Нет, за детей опасаться нечего. Они люди взрослые, живут своей жизнью. Другое дело Жаба.
Вскоре после распределения, на самой первой своей работе, Клим закрутил роман с худенькой лаборанткой. Думал, легкое приключение, а получилась семья. Пятьдесят девять лет вместе прожили. И как жили! Никто им не нужен был. Дети, и те появились по недогляду, поздно. Только из-за того, что врач сказал: в таком критическом возрасте и на таком сроке рискованней делать аборт, чем рожать. У советских медиков той поры тридцать восемь лет для первородящей считались «критическим возрастом». А про то, что двойня, в те патриархальные времена выяснилось, когда живот уже на глаза лез. Клим настоял на кесаревом и сказал твердо: если что – спасайте мать. Начитался всяких акушерских ужасов, натерпелся страху! Слава богу, тогда всё обошлось.

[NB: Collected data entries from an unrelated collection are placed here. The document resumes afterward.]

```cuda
TMC_API int tmc_fft_supported_length(int n) {
  if (fft_size_for(n) > 0) return 1;
  const int R = decimation_for(n);
  if (R == 0) return 0;
  return decimated_full_fits(n) ? 1 : 2;
}

TMC_API long tmc_fft_plan_elems(int n_total) {
  const int R = decimation_for(n_total);
  if (R == 0) return 0;
  const int n = n_total / R;
  const int m = fft_size_for(n);
  return m == n ? (long)m : 2l * m + n;
}

TMC_API int tmc_fft_plan_init(int n_total, void* plan, cudaStream_t stream) {
  TMC_CHECK_ARG(plan, "fft_plan_init: null pointer");
  const int R = decimation_for(n_total);
  if (R == 0) {
    tmc_set_error("fft_plan_init: transform length %d is not supported", n_total);
    return TMC_ERR_UNSUPPORTED;
  }
  const int n = n_total / R;
  const int m = fft_size_for(n);
  float2* tw = (float2*)plan;
  TMC_TIMED("twiddle_kernel", stream, twiddle_kernel<<<tmc_div_up(m, 128), 128, 0, stream>>>(m, tw));
  if (m != n) {
    float2* chirp = tw + m;
    float2* bhat = chirp + n;
    TMC_TIMED("chirp_kernel", stream, chirp_kernel<<<tmc_div_up(m, 128), 128, 0, stream>>>(n, m, chirp, bhat));
    AxisPlan p;
    p.tw = tw;
    p.chirp = nullptr;
    p.bhat = nullptr;
    p.n = m;
    p.R = 1;
    p.n_total = m;
    int rc = dispatch_fft(m, "fft_plan_init", [&](auto M, auto) {
      constexpr int MM = decltype(M)::value;
      if (int e = enable_smem(c2c_rows_kernel<MM, false>, fft_smem_bytes<MM>())) return e;
      TMC_TIMED("c2c_rows_kernel", stream, c2c_rows_kernel<MM, false><<<1, kThreads, fft_smem_bytes<MM>(), stream>>>(bhat, 1, p, bhat));
      return TMC_OK;
    });
    if (rc) return rc;
  }
  TMC_CHECK_LAUNCH("tmc_fft_plan_init");
  return TMC_OK;
}

TMC_API int tmc_fft_c2c_rows(const void* in, int rows, int n, const void* plan, void* out, cudaStream_t stream) {
  TMC_CHECK_ARG(in && out && plan && rows >= 1, "fft_c2c_rows: bad arguments");
  TMC_CHECK_ARG(fft_size_for(n) > 0, "fft_c2c_rows: full transforms need lengths up to 4096 or powers of two up to 8192, got %d", n);
  AxisPlan p = make_axis_plan(plan, n);
  int rc = dispatch_fft(n, "fft_c2c_rows", [&](auto M, auto BLU) {
    constexpr int MM = decltype(M)::value;
    constexpr bool BB = decltype(BLU)::value;
    if (int e = enable_smem(c2c_rows_kernel<MM, BB>, fft_smem_bytes<MM>())) return e;
    TMC_TIMED("c2c_rows_kernel", stream, c2c_rows_kernel<MM, BB><<<tmc_div_up(rows, batch_for(MM)), kThreads, fft_smem_bytes<MM>(), stream>>>(
        (const float2*)in, rows, p, (float2*)out));
    return TMC_OK;
  });
  if (rc) return rc;
  TMC_CHECK_LAUNCH("tmc_fft_c2c_rows");
  return TMC_OK;
}

TMC_API int tmc_rfft2_band(const float* image, int t, int h, int w, const float* mean_std, const float* mask, int ny, int nx,
                           const int* jobs, int njobs, int job_mode, const int* frame_shifts, int x_margin, int ylo, int yhi,
                           int kx_count, int ky_count, int ky_start, const float* weight, const void* plan_x,
                           const void* plan_y, void* tmp, void* out, cudaStream_t stream) {
  TMC_CHECK_ARG(image && jobs && plan_x && plan_y && tmp && out, "rfft2_band: null pointer");
  TMC_CHECK_ARG(job_mode >= 0 && job_mode <= 2, "rfft2_band: job_mode must be 0 (generic), 1 (mask powers 1,2 of one frame) or 2 (two frames)");
  TMC_CHECK_ARG(njobs >= 0 && t >= 1 && h >= ny && w >= nx, "rfft2_band: window (%d,%d) larger than image (%d,%d)", ny, nx, h, w);
  TMC_CHECK_ARG(0 <= ylo && ylo <= yhi && yhi <= ny, "rfft2_band: bad row support [%d,%d)", ylo, yhi);
  TMC_CHECK_ARG(x_margin >= 0 && 2 * x_margin <= nx, "rfft2_band: bad x_margin %d", x_margin);
  TMC_CHECK_ARG(kx_count >= 1 && kx_count <= nx / 2 + 1 && ky_count >= 1 && ky_count <= ny, "rfft2_band: bad band box");
  if (njobs == 0) return TMC_OK;
  const AxisPlan px = make_axis_plan(plan_x, nx), py = make_axis_plan(plan_y, ny);
  int rc = rfft2_rows(image, h, w, mean_std, mask, ny, nx, jobs, njobs, job_mode, frame_shifts, x_margin, ylo, yhi, kx_count,
                      px, tmp, stream);
  if (rc) return rc;
  TMC_CHECK_LAUNCH("tmc_rfft2_band(rows)");
  rc = dispatch_fft(ny, "rfft2_band", [&](auto M, auto BLU) {
    constexpr int MM = decltype(M)::value;
    constexpr bool BB = decltype(BLU)::value;
    if constexpr (use_fast_path<MM, BB>()) if (py.R == 1) {
      if (int e = enable_smem(cols_forward_p2<MM>, fft2::Cfg<MM>::smem_bytes)) return e;
      dim3 grid(tmc_div_up(kx_count, fft2::Cfg<MM>::B), 2 * njobs);
      TMC_TIMED(sized_label<MM>("cols_forward_p2<4096>", "cols_forward_p2<1024>", "cols_forward_p2"), stream, cols_forward_p2<MM><<<grid, fft2::kThreads, fft2::Cfg<MM>::smem_bytes, stream>>>(
          (const float2*)tmp, ylo, yhi, kx_count, ky_count, ky_start, weight, py.tw, (float2*)out));
      return TMC_OK;
    }
    const size_t smem = fft_smem_bytes<MM>() + (py.R > 1 ? 1ull * batch_for(MM) * ky_count * sizeof(float2) : 0);
    if (smem > kMaxSmem) {
      tmc_set_error("rfft2_band: band of %d bins too wide for the decimated column transform of length %d", ky_count, ny);
      return TMC_ERR_UNSUPPORTED;
    }
    if (int e = enable_smem(cols_forward_kernel<MM, BB>, smem)) return e;
    dim3 grid(tmc_div_up(kx_count, batch_for(MM)), 2 * njobs);
    TMC_TIMED("cols_forward_kernel", stream, cols_forward_kernel<MM, BB><<<grid, kThreads, smem, stream>>>(
                  (const float2*)tmp, ylo, yhi, kx_count, ky_count, ky_start, weight, py, (float2*)out));
    return TMC_OK;
  });
  if (rc) return rc;
  TMC_CHECK_LAUNCH("tmc_rfft2_band(cols)");
  return TMC_OK;
}

__global__ void integer_shifts_kernel(const float* __restrict__ field, int t, float scale, int* __restrict__ shifts,
                                      int* __restrict__ not_integer) {
  const int f = blockIdx.x * blockDim.x + threadIdx.x;
  if (f >= t) return;
  const float sy = scale * field[f], sx = scale * field[t + f];
  const float ry = rintf(sy), rx = rintf(sx);
  shifts[2 * f] = (int)ry;
  shifts[2 * f + 1] = (int)rx;
  if (!(fabsf(sy - ry) <= 1e-4f && fabsf(sx - rx) <= 1e-4f && fabsf(ry) < 1e6f && fabsf(rx) < 1e6f)) *not_integer = 1;
}

TMC_API int tmc_integer_shifts(const float* field, int t, float scale, int* shifts, int* not_integer, cudaStream_t stream) {
  TMC_CHECK_ARG(field && shifts && not_integer && t >= 1, "integer_shifts: bad arguments");
  TMC_CUDA(cudaMemsetAsync(not_integer, 0, sizeof(int), stream));
  TMC_TIMED("integer_shifts_kernel", stream, integer_shifts_kernel<<<tmc_div_up(t, 128), 128, 0, stream>>>(field, t, scale, shifts, not_integer));
  TMC_CHECK_LAUNCH("tmc_integer_shifts");
  return TMC_OK;
}

TMC_API int tmc_xc_pair_products(const void* spec, const int* ref_plane, const int* cur_plane, int nitems, long plane_elems,
                                 void* out, cudaStream_t stream) {
  TMC_CHECK_ARG(spec && ref_plane && cur_plane && out && nitems >= 0 && plane_elems >= 1, "xc_pair_products: bad arguments");
  if (nitems == 0) return TMC_OK;
  dim3 grid((unsigned)(tmc_div_up(plane_elems, 256) < 64 ? tmc_div_up(plane_elems, 256) : 64), nitems);
  TMC_TIMED("xc_pair_product_kernel", stream, xc_pair_product_kernel<<<grid, 256, 0, stream>>>((const float2*)spec, ref_plane, cur_plane, plane_elems, (float2*)out));
  TMC_CHECK_LAUNCH("tmc_xc_pair_products");
  return TMC_OK;
}

TMC_API int tmc_xc_leave_one_out_products(const void* spec, int t, int g, long plane_elems, const int* delta_offsets,
                                          const int* deltas, int k_begin, int k_count, void* out, cudaStream_t stream) {
  TMC_CHECK_ARG(spec && delta_offsets && deltas && out && t >= 2 && g >= 1 && plane_elems >= 1,
                "xc_leave_one_out_products: bad arguments (need t >= 2)");
  TMC_CHECK_ARG(k_begin >= 0 && k_count >= 0 && k_begin + k_count <= t, "xc_leave_one_out_products: bad frame range");
  if (k_count == 0) return TMC_OK;
  dim3 grid(tmc_div_up(plane_elems, 128), g);
  TMC_TIMED("xc_leave_one_out_kernel", stream, xc_leave_one_out_kernel<<<grid, 128, 0, stream>>>((const float2*)spec, t, g, plane_elems, delta_offsets, deltas,
                                                    k_begin, k_count, (float2*)out));
  TMC_CHECK_LAUNCH("tmc_xc_leave_one_out_products");
  return TMC_OK;
}

TMC_API int tmc_xc_peak_partials(int ny, int nx) {
  const int R = decimation_for(nx);
  if (R == 0) return -1;
  const int m = fft_size_for(nx / R);
  if (R == 1 && m == nx && m >= 256) {
    const int b = 256 / (m / 16) > 0 ? 256 / (m / 16) : 1;
    if (m == 8192 || m == 4096) {
      const int bh = 256 / (m / 32) > 0 ? 256 / (m / 32) : 1;
      return tmc_div_up(ny, bh * kRowIters);
    }
    return tmc_div_up(ny, 2 * b * kRowIters);
  }
  return tmc_div_up(ny, 2 * batch_for(m));
}

TMC_API int tmc_xc_peaks(const void* prod, int nitems, int ny, int nx, int kx_count, int ky_count, int ky_start,
                         int sub_pixel, const void* plan_x, const void* plan_y, void* tmp, void* partial, float* shifts,
                         cudaStream_t stream) {
  TMC_CHECK_ARG(prod && plan_x && plan_y && tmp && partial && shifts, "xc_peaks: null pointer");
  TMC_CHECK_ARG(kx_count >= 1 && kx_count <= nx / 2 + 1 && ky_count >= 1 && ky_count <= ny, "xc_peaks: bad band box");
  if (nitems == 0) return TMC_OK;
  const AxisPlan px = make_axis_plan(plan_x, nx), py = make_axis_plan(plan_y, ny);
  int rc = dispatch_fft(ny, "xc_peaks", [&](auto M, auto BLU) {
    constexpr int MM = decltype(M)::value;
    constexpr bool BB = decltype(BLU)::value;
    if constexpr (use_fast_path<MM, BB>()) if (py.R == 1) {
      if (int e = enable_smem(cols_inverse_p2<MM>, fft2::Cfg<MM>::smem_bytes)) return e;
      dim3 grid(tmc_div_up(kx_count, fft2::Cfg<MM>::B), nitems);
      TMC_TIMED(sized_label<MM>("cols_inverse_p2<4096>", "cols_inverse_p2<1024>", "cols_inverse_p2"), stream, cols_inverse_p2<MM><<<grid, fft2::kThreads, fft2::Cfg<MM>::smem_bytes, stream>>>(
          (const float2*)prod, kx_count, ky_count, ky_start, py.tw, (float2*)tmp));
      return TMC_OK;
    }
    if (int e = enable_smem(cols_inverse_kernel<MM, BB>, fft_smem_bytes<MM>())) return e;
    dim3 grid(tmc_div_up(kx_count, batch_for(MM)), nitems);
    TMC_TIMED("cols_inverse_kernel", stream, cols_inverse_kernel<MM, BB><<<grid, kThreads, fft_smem_bytes<MM>(), stream>>>((const float2*)prod, kx_count, ky_count, ky_start,
                                                                                 py, (float2*)tmp));
    return TMC_OK;
  });
  if (rc) return rc;
  TMC_CHECK_LAUNCH("tmc_xc_peaks(cols)");
  int nparts = tmc_xc_peak_partials(ny, nx);
  rc = dispatch_fft(nx, "xc_peaks", [&](auto M, auto BLU) {
    constexpr int MM = decltype(M)::value;
    constexpr bool BB = decltype(BLU)::value;
    if constexpr ((MM == 8192 || MM == 4096) && !BB) {
      if (px.R == 1 && kx_count <= MM / 4 && use_real2n(MM)) {
        constexpr int NH = MM / 2;
        if (int e = enable_smem(rows_inverse_argmax_real2n<NH>, rows_inverse_real2n_smem_bytes<NH>())) return e;
        nparts = tmc_div_up(ny, rows_per_cta_inverse_real2n<NH>());
        dim3 grid(nparts, nitems);
        TMC_TIMED(MM == 8192 ? "rows_inverse_argmax_real2n<4096>" : "rows_inverse_argmax_real2n<2048>", stream,
                  rows_inverse_argmax_real2n<NH><<<grid, fft2::kThreads, rows_inverse_real2n_smem_bytes<NH>(), stream>>>(
                      (const float2*)tmp, ny, kx_count, px.tw, (PeakCandidate*)partial));
        return TMC_OK;
      }
      nparts = tmc_div_up(ny, rows_per_cta_inverse<MM>());
    }
    if constexpr (MM == 1024 && !BB) {
      if (kx_count <= 128 && use_poly() && px.R == 1) {
        if (int e = enable_smem(poly::rows_inverse_argmax_poly, poly::smem_bytes)) return e;
        dim3 grid(nparts, nitems);
        TMC_TIMED("rows_inverse_argmax_poly", stream, poly::rows_inverse_argmax_poly<<<grid, poly::kThreads, poly::smem_bytes, stream>>>((const float2*)tmp, ny, kx_count, px.tw,
                                                                                         (PeakCandidate*)partial));
        return TMC_OK;
      }
    }
    if constexpr (use_fast_path<MM, BB>()) if (px.R == 1) {
      if (int e = enable_smem(rows_inverse_argmax_p2<MM>, rows_inverse_smem_bytes<MM>())) return e;
      dim3 grid(nparts, nitems);
      TMC_TIMED(sized_label<MM>("rows_inverse_argmax_p2<4096>", "rows_inverse_argmax_p2<1024>", "rows_inverse_argmax_p2"), stream, rows_inverse_argmax_p2<MM><<<grid, fft2::kThreads, rows_inverse_smem_bytes<MM>(), stream>>>(
          (const float2*)tmp, ny, kx_count, px.tw, (PeakCandidate*)partial));
      return TMC_OK;
    }
    if (int e = enable_smem(rows_inverse_argmax_kernel<MM, BB>, fft_smem_bytes<MM>())) return e;
    dim3 grid(nparts, nitems);
    TMC_TIMED("rows_inverse_argmax_kernel", stream, rows_inverse_argmax_kernel<MM, BB><<<grid, kThreads, fft_smem_bytes<MM>(), stream>>>((const float2*)tmp, ny, kx_count, px,
                                                                                        (PeakCandidate*)partial));
    return TMC_OK;
  });
  if (rc) return rc;
  TMC_CHECK_LAUNCH("tmc_xc_peaks(rows)");
  TMC_TIMED("peak_finalize_kernel", stream, peak_finalize_kernel<<<nitems, 128, 0, stream>>>((const float2*)tmp, (const PeakCandidate*)partial, nparts, ny, nx,
                                                   kx_count, sub_pixel, shifts));
  TMC_CHECK_LAUNCH("tmc_xc_peaks(finalize)");
  return TMC_OK;
}

namespace {

int irfft2_cols(const void* spec, int nitems, int ny, int KX, int KY, int ky_start, const AxisPlan& py, void* tmp,
                cudaStream_t stream, const char* who) {
  return dispatch_fft(ny, who, [&](auto M, auto BLU) {
    constexpr int MM = decltype(M)::value;
// ... 202 lines not shown
```

torch_motion_correction_b200/csrc/fourier_p2.cuh:

```cuda
#pragma once


__device__ __forceinline__ void cp_async_f32(float* smem_dst, const float* gmem_src) {
  const unsigned dst = (unsigned)__cvta_generic_to_shared(smem_dst);
  asm volatile("cp.async.ca.shared.global [%0], [%1], 4;\n" ::"r"(dst), "l"(gmem_src));
}
__device__ __forceinline__ void cp_async_commit_and_wait() {
  asm volatile("cp.async.commit_group;\n" ::);
  asm volatile("cp.async.wait_group 0;\n" ::: "memory");
}

template <int N>
constexpr size_t rows_forward_smem_bytes() {
  return fft2::Cfg<N>::smem_bytes + 3ull * fft2::Cfg<N>::B * N * sizeof(float);
}
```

Теперь, увы, не обойдется. Вопрос времени. Недолгого.
Как ей сказать, чтоб без напускной бравады и в то же время без трагизма? Нельзя же допустить, чтобы повисла черная туча, которая отравит и испортит им обоим радость оставшихся дней? Нужно полноценно жить столько, сколько получится, и не цепенеть от неизбежного. Как найти правильные слова, правильный тон?
Клим считал себя человеком обстоятельным, особенно в важных вопросах. А более важного вопроса, чем этот, в жизни, пожалуй, уже не будет.